It’s been a few years but if I recall correctly the fact that there’s variation in the sampling itself makes the aliasing worse not better. At the very least should be no different.
It sounds like one of your concerns is being catastrophically unlucky with the sampling rate:
> This is because you run into aliasing with the samples being collected at unhelpful points.
I interpret this as you saying "we sample at times T, 2T, ..., but there's a hotspot that hits at T+0.001, T+0.003, ..., T+0.999, 2T+0.001, ..., and we never get to visit it". I'll grant that this could happen, altho it seems contrived, but my claim is that by sampling at "T+/- epsilon, 2T +/- 2 epsilon, ...." sooner or later you're going to start hitting that hotspot. And before too long if, say, 5% of the time the CPU is executing that code you're going to hit it, on average, 5% of the time.
It'll be aliased, sure, but in a way that smears across all frequency bins instead of getting missed. You won't be able to recover the true frequency (at least not without fancy sparse methods) but why do you care? The important question is "where is the CPU spending its time" and not "is this function being entered 100000 times per second or 100001 times".

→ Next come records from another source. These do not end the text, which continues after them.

int eve_instnorm_stats(int dtype, int N, int HW, int C, const void* x, float eps, float* mean_rstd,
                       eve_stream_t stream);
int eve_instnorm_act_fwd(int dtype, int N, int HW, int C, const void* x, const float* mean_rstd,
                         const float* gamma, const float* beta, const void* res, int act, void* y,
                         eve_stream_t stream);
int eve_instnorm_act_bwd(int dtype, int N, int HW, int C, const void* dy, const void* y,
                         const void* x, const float* mean_rstd, const float* gamma, const float* beta, int act,
                         void* dx, void* dres, float* sums, const void* dx_add, eve_stream_t stream);

int eve_instnorm_act2_fwd(int dtype, int N, int HW, int C, const void* x, const float* mean_rstd,
                          const float* gamma_a, const float* beta_a, const float* gamma_b, const float* beta_b,
                          int act, void* y_a, void* y_b, int ldy, int C2, const void* x2, const float* mean_rstd2,
                          eve_stream_t stream);
int eve_instnorm_act2_bwd(int dtype, int N, int HW, int C, const void* dy_a, const void* dy_b, int lddy,
                          const void* x, const float* mean_rstd, const float* gamma_a, const float* beta_a,
                          const float* gamma_b, const float* beta_b, int act, void* dx, float* sums_a,
                          float* sums_b, int C2, const void* x2, const float* mean_rstd2, void* dx2, eve_stream_t stream);

int eve_instnorm_fwd_fused(int dtype, int N, int HW, int C, const void* x, const float* gamma,
                           const float* beta, const void* res, int act, float eps, void* y,
                           float* mean_rstd, unsigned char* sign_mask, eve_stream_t stream);
int eve_instnorm_bwd_fused(int dtype, int N, int HW, int C, const void* dy, const void* dy2, const void* y,
                           const void* x, const float* mean_rstd, const float* gamma, const float* beta, int act,
                           void* dx, void* dres, float* sums, const unsigned char* sign_mask, const void* dx_add, eve_stream_t stream);

int eve_sum_rows(int rows, int cols, const float* in, float* out, eve_stream_t stream);
int eve_sum_rows_pairs(int rows, int C, const float* in, float* out0, float* out1, eve_stream_t stream);

int eve_act_bwd(int dtype, long long n, const void* dy, const void* y, int act, void* dx,
                eve_stream_t stream);
int eve_add(int dtype, long long n, const void* a, const void* b, void* out, eve_stream_t stream);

Here's another general objection. The things being sampled are square waves: a function is either in the call stack or it's not, the program counter is either at a particular location or it's not, and so on. That means you're going to have energy at all odd partials, which you'll have to account for somehow, but however you do it it's not going to reflect the underlying behavior.
It’s not about being unlucky, it’s the second thing you point out. It’s not the difference between 100khz and 100.001khz. You’re going to roughly alias at multiples of the sampling frequency, so you can’t tell between 2khz, 10khz, and 100khz which means that even if you collect enough signal, your 1Mhz signal with code running at 1ghz is going to potentially look like a 10khz signal leading you to make the wrong conclusions about where time is being spent.
Remember - profiling tools aren’t even giving you a frequency bin and indicating which samples you see there. It’s giving you a sample and estimating frequency. Most people are not optimizing code that’s running at millions of times per second so it’s not a common problem, but all sorts of wrong conclusions start to get made.
> so you can’t tell between 2khz, 10khz, and 100khz
Only when your sample rate is perfect!
Let's say we have a 1GHz system, one instruction per Hz, a signal at 1MHz and we're measuring at 1kHZ. If we're rock-solid at 1kHz then, as you said, we can't distinguish 1MHz from 2kHz, but if we're off by a little bit, then things change.
Let's say the 1MHz events are at times 50, 1050, 2050, and so on, and the 1kHz sample rate triggers at 0, 1000000, 2000000, and so on. You'll obviously never see that event.
But suppose there's a little bit of noise in the sample rate timing and we're just under 1kHz, so now the samples are 0, 1000001, 2000001, 3000005, etc. Sooner or later we're going to hit that 1MHz event, and we're not going to hit it at the same rates as we would a 2kHz event, a 10kHz event, and so on.
We might not hit it that often, but we'll hit it sooner or later, and we'll also hit a lot of its neighbors.
You’re not describing anything different from how Nyquist pops up in analog signals either - sampling and signal will always have jitter and noise. I would recommend reading the linked pdf if you haven’t done so as it gives a number of examples of how Nyquist can screw up your intuition.
I read it when it was first posted, and skimmed it again just now to be sure, and my conclusion is unchanged: Nyquist has nothing useful to say about sampling profilers. I think the author would agree with me. See, for example, the discussion of EKG signals, or this bit from the intro:
> The difficulty with the Nyquist-Shannon sampling theorem is that it is based on the notion that the signal to be sampled must be perfectly band limited. This property of the theorem is unfortunate because no real world signal is truly and perfectly band limited.
whose relevance I'll get to below.
(I'm assuming that by "sampling profiler" you mean the usual practice of recording on a cadence the call stack / program counter / etc of some code; if this is not what you meant please clarify)
If you approach sampling profiling from a signals viewpoint, what's the signal that you're sampling? I see it as a collection of pulse waves of varying (and irregular!) duty cycles, each pulse wave corresponding to a yes/no answer to "is the program inside this function / executing this instruction / etc". At any given sample we collect our data and that tells us which waves are high; all others will be low.
Nyquist, as the above quote points out, only applies to perfectly band limited signals. Not only are pulse waves not perfectly band limited, they're actually extremely not band limited, with energy at harmonics going all the way up. Right away that should tell you that Nyquist is the wrong way to be thinking about things!
And furthermore, Nyquist tells you what you need if you want to reconstruct the original signal, but why do you want to do that in the first place? Do you actually care about the phase of the wave and the timings of the pulses, or do you just care about how often the wave is high? (i.e. how often any bit of code is executed). I don't think I've ever cared about the phase and timings when profiling, but I do care very much about how often the wave is high.